▶ [Assignment]: If a line in the data below contains the word "WBLK", copy it out.

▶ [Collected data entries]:
## Fuse optimizer step and EMA with conv weight-image regeneration in one kernel

```diff
diff --git a/cet_pick_amd/_lib.py b/cet_pick_amd/_lib.py
--- a/cet_pick_amd/_lib.py
+++ b/cet_pick_amd/_lib.py
@@ -183,6 +183,8 @@
     "mi_ema_update": (_I, [_P, _P, _F, _L, _P]),
     "mi_sgd_step": (_I, [_P, _P, _P, _F, _F, _F, _L, _P]),
     "mi_sgd_step2": (_I, [_P, _P, _P, _P, _F, _F, _F, _L, _P]),
+    "mi_sgd_step_images": (_I, [_P, _P, _P, _F, _F, _F, _L, _P, _I, _L, _I, _P, _P, _P]),
+    "mi_ema_update_images": (_I, [_P, _P, _F, _L, _P, _I, _L, _I, _P]),
     "mi_scalar_accumulate": (_I, [_P, _P, _P, _P, _P, _P]),
     "mi_queue_enqueue": (_I, [_P, _P, _P, _I, _I, _I, _P]),
     "mi_kmeans_image_bytes": (_Z, [_I, _I]),
diff --git a/cet_pick_amd/csrc/conv_direct3.hip b/cet_pick_amd/csrc/conv_direct3.hip
--- a/cet_pick_amd/csrc/conv_direct3.hip
+++ b/cet_pick_amd/csrc/conv_direct3.hip
@@ -1,5 +1,6 @@
 #include "common.h"
 #include "bf16x3.h"
+#include "weight_image.h"
 #include <type_traits>
 #include <algorithm>
 
@@ -465,8 +466,7 @@
     }
     u32x4 o[3];
     cut8(v, o);
-    unsigned char* dst = img + (long)(((cb * KSn + ks) * NTAP + tap) * 2 + cw) * (3 * WBLK) + lane * 16;
-    store_planes(dst, WBLK, o);
+    store_planes(img + wimg::direct3_entry<CT>(tap, k0, nn), WBLK, o);
 }
 __global__ __launch_bounds__(256) void direct3_prep_kernel(PrepBatch b) {
     const int fmt = b.wide[blockIdx.y], idx = blockIdx.x * 256 + threadIdx.x;
@@ -956,8 +956,7 @@
     }
     u32x4 o[3];
     cut8(v, o);
-    unsigned char* dst = img + (long)(((cc * NTAP + tap) * 2 + ksx) * NCB + cb) * (3 * WBLK) + lane * 16;
-    store_planes(dst, WBLK, o);
+    store_planes(img + wimg::direct3s_entry<CT>(tap, k0, nn), WBLK, o);
 }
 __device__ void direct3s_prep_body(const float* w, unsigned char* img, int dgrad, int idx) { direct3s_prep_body_t<CS>(w, img, dgrad, idx); }
 __device__ void direct3s256_prep_body(const float* w, unsigned char* img, int dgrad, int idx) { direct3s_prep_body_t<256>(w, img, dgrad, idx); }
diff --git a/cet_pick_amd/csrc/optim_update.h b/cet_pick_amd/csrc/optim_update.h
--- /dev/null
+++ b/cet_pick_amd/csrc/optim_update.h
@@ -0,0 +1,22 @@
+#pragma once
+#include <hip/hip_runtime.h>
+
+namespace optim {
+
+__device__ __forceinline__ float sgd1(float p, float g, float lr, float wd, float gs) {
+    p -= lr * (gs * g + wd * p);
+    return p;
+}
+__device__ __forceinline__ float4 sgd4(float4 a, const float4 b, float lr, float wd, float gs) {
+    a.x -= lr * (gs * b.x + wd * a.x); a.y -= lr * (gs * b.y + wd * a.y);
+    a.z -= lr * (gs * b.z + wd * a.z); a.w -= lr * (gs * b.w + wd * a.w);
+    return a;
+}
+__device__ __forceinline__ float ema1(float k, float q, float m, float om) { return k * m + q * om; }
+__device__ __forceinline__ float4 ema4(float4 a, const float4 b, float m, float om) {
+    a.x = a.x * m + b.x * om; a.y = a.y * m + b.y * om;
+    a.z = a.z * m + b.z * om; a.w = a.w * m + b.w * om;
+    return a;
+}
+
+}
diff --git a/cet_pick_amd/csrc/train_ops.hip b/cet_pick_amd/csrc/train_ops.hip
--- a/cet_pick_amd/csrc/train_ops.hip
+++ b/cet_pick_amd/csrc/train_ops.hip
@@ -1,5 +1,7 @@
 #include "common.h"
 #include "bf16x3.h"
+#include "optim_update.h"
+#include "weight_image.h"
 #include <algorithm>
 
 namespace {
@@ -891,27 +893,105 @@
 __global__ __launch_bounds__(256) void ema_kernel(float* k, const float* q, float m, long n) {
     const float om = 1.0f - m;
     long n4 = n >> 2;
-    for (long i = (long)blockIdx.x * 256 + threadIdx.x; i < n4; i += (long)gridDim.x * 256) {
-        float4 a = ld4(k + 4 * i), b = ld4(q + 4 * i);
-        a.x = a.x * m + b.x * om; a.y = a.y * m + b.y * om;
-        a.z = a.z * m + b.z * om; a.w = a.w * m + b.w * om;
-        st4(k + 4 * i, a);
-    }
+    for (long i = (long)blockIdx.x * 256 + threadIdx.x; i < n4; i += (long)gridDim.x * 256)
+        st4(k + 4 * i, optim::ema4(ld4(k + 4 * i), ld4(q + 4 * i), m, om));
     if (blockIdx.x == 0)
-        for (long i = (n4 << 2) + threadIdx.x; i < n; i += 256) k[i] = k[i] * m + q[i] * om;
+        for (long i = (n4 << 2) + threadIdx.x; i < n; i += 256) k[i] = optim::ema1(k[i], q[i], m, om);
 }
 __global__ __launch_bounds__(256) void sgd_kernel(float* p, const float* g, const float* lr_dev,
                                                  float lr_host, float wd, float gs, long n) {
     const float lr = lr_dev ? *lr_dev : lr_host;
     long n4 = n >> 2;
-    for (long i = (long)blockIdx.x * 256 + threadIdx.x; i < n4; i += (long)gridDim.x * 256) {
-        float4 a = ld4(p + 4 * i), b = ld4(g + 4 * i);
-        a.x -= lr * (gs * b.x + wd * a.x); a.y -= lr * (gs * b.y + wd * a.y);
-        a.z -= lr * (gs * b.z + wd * a.z); a.w -= lr * (gs * b.w + wd * a.w);
-        st4(p + 4 * i, a);
-    }
+    for (long i = (long)blockIdx.x * 256 + threadIdx.x; i < n4; i += (long)gridDim.x * 256)
+        st4(p + 4 * i, optim::sgd4(ld4(p + 4 * i), ld4(g + 4 * i), lr, wd, gs));
     if (blockIdx.x == 0)
-        for (long i = (n4 << 2) + threadIdx.x; i < n; i += 256) p[i] -= lr * (gs * g[i] + wd * p[i]);
+        for (long i = (n4 << 2) + threadIdx.x; i < n; i += 256) p[i] = optim::sgd1(p[i], g[i], lr, wd, gs);
+}
+
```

▶ [Completed task]:
-    unsigned char* dst = img + (long)(((cb * KSn + ks) * NTAP + tap) * 2 + cw) * (3 * WBLK) + lane * 16;
-    store_planes(dst, WBLK, o);
+    store_planes(img + wimg::direct3_entry<CT>(tap, k0, nn), WBLK, o);
-    unsigned char* dst = img + (long)(((cc * NTAP + tap) * 2 + ksx) * NCB + cb) * (3 * WBLK) + lane * 16;
-    store_planes(dst, WBLK, o);
+    store_planes(img + wimg::direct3s_entry<CT>(tap, k0, nn), WBLK, o);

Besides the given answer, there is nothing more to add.